== INPUT FOR THIS TASK
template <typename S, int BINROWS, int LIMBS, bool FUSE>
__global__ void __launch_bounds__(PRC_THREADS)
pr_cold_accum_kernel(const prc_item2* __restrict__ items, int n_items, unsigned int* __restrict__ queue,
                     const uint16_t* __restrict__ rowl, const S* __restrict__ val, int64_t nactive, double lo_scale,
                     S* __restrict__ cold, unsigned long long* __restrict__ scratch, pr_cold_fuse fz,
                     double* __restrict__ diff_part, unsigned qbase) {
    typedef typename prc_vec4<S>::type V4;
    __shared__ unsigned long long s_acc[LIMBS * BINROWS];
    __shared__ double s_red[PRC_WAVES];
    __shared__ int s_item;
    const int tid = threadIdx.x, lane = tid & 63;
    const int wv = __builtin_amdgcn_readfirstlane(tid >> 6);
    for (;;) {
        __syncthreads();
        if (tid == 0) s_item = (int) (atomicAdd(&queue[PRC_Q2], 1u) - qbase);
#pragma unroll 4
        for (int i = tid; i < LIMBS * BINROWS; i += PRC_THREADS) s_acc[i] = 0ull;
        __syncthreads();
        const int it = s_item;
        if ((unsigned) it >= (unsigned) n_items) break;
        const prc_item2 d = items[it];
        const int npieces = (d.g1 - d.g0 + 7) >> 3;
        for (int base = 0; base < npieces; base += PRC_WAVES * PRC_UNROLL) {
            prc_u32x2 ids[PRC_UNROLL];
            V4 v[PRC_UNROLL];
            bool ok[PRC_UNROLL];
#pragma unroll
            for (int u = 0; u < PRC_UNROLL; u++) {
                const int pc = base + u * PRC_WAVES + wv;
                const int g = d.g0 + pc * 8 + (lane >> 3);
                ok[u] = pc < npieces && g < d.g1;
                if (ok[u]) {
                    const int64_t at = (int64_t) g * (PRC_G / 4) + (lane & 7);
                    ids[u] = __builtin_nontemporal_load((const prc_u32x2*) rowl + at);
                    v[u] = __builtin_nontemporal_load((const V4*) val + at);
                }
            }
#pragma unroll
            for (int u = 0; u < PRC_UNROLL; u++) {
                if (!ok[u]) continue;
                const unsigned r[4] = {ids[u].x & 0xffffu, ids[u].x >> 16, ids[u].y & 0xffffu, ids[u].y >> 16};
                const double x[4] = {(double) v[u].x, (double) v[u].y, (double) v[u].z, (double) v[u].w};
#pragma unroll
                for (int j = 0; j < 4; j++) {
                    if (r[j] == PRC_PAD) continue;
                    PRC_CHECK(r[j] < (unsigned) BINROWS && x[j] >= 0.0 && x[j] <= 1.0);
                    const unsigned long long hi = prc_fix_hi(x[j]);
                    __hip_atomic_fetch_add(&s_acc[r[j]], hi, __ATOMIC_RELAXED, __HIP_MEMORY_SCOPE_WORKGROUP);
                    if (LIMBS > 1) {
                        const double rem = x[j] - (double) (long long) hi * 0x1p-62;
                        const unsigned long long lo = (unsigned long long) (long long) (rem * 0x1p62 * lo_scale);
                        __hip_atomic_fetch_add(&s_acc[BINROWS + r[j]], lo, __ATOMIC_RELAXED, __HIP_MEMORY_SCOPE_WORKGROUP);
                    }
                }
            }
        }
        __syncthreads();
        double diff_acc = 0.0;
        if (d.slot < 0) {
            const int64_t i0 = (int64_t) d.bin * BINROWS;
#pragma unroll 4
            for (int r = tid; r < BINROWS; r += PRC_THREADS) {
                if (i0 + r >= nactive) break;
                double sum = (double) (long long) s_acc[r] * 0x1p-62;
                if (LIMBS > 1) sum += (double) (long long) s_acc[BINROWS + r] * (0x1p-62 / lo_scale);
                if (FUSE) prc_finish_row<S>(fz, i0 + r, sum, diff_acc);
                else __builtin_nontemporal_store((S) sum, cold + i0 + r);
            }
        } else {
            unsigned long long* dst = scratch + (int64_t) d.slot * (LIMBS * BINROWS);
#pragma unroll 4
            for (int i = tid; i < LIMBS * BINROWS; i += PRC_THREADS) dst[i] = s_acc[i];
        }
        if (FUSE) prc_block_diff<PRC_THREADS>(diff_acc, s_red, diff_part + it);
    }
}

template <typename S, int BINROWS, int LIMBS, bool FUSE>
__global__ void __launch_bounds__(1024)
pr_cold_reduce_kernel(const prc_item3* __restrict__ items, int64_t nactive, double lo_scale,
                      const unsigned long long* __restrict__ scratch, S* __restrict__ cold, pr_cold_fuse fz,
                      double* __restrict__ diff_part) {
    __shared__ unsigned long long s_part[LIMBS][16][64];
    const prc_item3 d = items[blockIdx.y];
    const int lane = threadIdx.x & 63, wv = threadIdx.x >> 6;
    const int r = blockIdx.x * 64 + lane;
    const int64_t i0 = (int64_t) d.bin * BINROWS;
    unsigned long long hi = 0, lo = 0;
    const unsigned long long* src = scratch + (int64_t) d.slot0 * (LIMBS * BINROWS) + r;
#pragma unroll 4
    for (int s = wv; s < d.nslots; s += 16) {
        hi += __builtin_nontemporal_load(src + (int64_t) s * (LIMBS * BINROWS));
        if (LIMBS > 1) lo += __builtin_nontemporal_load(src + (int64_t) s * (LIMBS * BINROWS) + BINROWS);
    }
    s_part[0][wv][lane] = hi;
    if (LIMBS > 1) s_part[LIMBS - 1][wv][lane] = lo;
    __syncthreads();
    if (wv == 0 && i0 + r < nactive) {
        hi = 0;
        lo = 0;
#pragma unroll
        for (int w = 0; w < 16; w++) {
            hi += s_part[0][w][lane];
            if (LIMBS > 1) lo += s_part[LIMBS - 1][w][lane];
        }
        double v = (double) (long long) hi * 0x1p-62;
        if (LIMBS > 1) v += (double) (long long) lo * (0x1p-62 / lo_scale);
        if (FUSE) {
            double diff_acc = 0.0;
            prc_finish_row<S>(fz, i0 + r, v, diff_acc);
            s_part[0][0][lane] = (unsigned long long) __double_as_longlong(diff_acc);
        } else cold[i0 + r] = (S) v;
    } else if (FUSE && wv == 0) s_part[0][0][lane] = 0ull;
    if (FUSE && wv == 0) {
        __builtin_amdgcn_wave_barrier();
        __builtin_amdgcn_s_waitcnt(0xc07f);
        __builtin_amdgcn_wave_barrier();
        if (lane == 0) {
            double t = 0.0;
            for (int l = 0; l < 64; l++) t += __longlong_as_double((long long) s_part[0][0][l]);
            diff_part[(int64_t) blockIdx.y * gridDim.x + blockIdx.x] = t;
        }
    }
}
====
== INPUT FOR THIS TASK
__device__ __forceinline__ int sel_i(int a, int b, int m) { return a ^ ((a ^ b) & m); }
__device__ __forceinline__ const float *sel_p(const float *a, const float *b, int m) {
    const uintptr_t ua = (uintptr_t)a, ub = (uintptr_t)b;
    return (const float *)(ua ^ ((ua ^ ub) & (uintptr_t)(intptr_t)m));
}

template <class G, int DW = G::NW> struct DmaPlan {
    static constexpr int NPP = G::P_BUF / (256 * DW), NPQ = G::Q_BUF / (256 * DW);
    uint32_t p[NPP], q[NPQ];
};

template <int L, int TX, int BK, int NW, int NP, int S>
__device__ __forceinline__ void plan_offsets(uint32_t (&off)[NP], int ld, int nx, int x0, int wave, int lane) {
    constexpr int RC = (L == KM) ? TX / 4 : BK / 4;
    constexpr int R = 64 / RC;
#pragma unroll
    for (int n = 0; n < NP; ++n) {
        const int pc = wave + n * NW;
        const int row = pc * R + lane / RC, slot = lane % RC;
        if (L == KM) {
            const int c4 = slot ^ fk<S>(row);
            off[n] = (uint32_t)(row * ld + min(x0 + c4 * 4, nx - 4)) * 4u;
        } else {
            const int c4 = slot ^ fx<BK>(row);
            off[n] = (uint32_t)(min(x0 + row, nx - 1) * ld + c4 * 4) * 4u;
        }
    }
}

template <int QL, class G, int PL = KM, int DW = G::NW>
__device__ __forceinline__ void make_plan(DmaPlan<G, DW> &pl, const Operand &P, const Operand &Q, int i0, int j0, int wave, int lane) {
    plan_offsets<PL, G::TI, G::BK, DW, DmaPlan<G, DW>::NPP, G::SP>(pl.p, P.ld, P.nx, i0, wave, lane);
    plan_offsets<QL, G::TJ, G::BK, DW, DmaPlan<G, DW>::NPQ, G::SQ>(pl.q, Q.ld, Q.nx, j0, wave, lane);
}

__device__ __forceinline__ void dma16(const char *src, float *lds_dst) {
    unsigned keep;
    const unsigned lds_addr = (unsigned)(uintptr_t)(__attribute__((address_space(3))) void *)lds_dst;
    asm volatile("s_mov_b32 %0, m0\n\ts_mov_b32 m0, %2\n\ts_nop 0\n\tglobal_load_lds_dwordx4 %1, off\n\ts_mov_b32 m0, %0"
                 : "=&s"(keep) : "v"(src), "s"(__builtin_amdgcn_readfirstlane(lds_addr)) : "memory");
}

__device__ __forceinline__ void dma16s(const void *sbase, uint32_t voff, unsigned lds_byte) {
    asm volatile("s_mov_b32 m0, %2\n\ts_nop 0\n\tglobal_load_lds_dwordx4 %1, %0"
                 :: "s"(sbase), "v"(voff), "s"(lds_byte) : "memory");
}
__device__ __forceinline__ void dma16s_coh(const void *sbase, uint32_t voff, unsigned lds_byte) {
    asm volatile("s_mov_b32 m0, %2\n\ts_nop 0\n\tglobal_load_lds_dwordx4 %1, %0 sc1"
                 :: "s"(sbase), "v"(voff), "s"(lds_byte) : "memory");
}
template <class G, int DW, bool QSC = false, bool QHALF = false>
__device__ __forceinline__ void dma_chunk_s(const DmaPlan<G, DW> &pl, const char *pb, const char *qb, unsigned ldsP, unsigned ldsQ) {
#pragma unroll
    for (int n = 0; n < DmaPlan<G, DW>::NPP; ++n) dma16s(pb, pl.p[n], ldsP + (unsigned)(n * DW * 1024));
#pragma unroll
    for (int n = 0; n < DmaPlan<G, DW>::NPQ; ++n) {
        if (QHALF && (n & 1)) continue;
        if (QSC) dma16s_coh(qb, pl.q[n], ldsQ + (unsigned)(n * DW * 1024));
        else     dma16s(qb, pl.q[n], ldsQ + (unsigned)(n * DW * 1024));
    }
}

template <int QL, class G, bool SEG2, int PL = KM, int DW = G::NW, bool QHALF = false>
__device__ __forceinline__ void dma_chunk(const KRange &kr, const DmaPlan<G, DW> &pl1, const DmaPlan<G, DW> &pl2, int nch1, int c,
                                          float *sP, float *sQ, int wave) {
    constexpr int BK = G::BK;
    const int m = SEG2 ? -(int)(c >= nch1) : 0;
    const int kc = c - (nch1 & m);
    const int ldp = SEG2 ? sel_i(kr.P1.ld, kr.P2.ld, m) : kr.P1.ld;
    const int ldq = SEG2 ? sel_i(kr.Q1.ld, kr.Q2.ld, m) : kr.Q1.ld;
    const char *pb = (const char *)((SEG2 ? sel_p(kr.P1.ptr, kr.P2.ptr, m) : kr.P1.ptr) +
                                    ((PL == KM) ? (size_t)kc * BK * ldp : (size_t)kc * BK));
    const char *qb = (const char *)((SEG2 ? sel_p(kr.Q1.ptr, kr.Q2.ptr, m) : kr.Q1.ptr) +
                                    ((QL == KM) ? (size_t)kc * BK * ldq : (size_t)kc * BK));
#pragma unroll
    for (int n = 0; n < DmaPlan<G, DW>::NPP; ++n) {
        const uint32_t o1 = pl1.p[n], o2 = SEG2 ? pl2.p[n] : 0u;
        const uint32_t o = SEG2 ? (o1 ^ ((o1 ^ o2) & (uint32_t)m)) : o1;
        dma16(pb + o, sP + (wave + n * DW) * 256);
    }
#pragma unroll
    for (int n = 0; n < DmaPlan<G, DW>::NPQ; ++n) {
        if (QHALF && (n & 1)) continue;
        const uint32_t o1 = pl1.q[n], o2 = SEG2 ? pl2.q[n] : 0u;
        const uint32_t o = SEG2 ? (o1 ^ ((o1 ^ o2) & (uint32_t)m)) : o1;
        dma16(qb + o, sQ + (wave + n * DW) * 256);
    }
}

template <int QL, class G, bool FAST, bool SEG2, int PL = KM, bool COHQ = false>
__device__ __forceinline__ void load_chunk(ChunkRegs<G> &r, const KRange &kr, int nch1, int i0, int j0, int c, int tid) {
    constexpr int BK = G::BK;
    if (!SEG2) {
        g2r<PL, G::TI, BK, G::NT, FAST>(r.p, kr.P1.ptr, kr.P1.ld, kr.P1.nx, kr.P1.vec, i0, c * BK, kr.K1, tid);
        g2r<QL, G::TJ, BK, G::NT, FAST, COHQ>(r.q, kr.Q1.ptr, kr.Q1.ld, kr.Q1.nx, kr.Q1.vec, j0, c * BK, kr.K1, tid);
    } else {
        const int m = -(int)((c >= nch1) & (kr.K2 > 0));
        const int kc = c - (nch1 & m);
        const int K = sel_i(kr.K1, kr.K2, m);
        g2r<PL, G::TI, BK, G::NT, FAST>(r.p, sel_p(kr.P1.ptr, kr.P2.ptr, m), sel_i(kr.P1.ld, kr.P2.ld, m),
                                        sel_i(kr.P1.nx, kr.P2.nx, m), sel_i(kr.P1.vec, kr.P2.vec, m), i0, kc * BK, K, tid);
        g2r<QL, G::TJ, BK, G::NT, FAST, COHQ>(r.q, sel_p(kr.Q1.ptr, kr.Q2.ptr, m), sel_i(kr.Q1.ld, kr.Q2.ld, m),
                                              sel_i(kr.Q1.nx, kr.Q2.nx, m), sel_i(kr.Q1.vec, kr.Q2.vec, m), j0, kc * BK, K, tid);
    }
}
====
● HOW TO COMPLETE THIS TASK
In the data above, how many lines contain the word "break"? Write the number only.

● REPLY TO THE TASK
2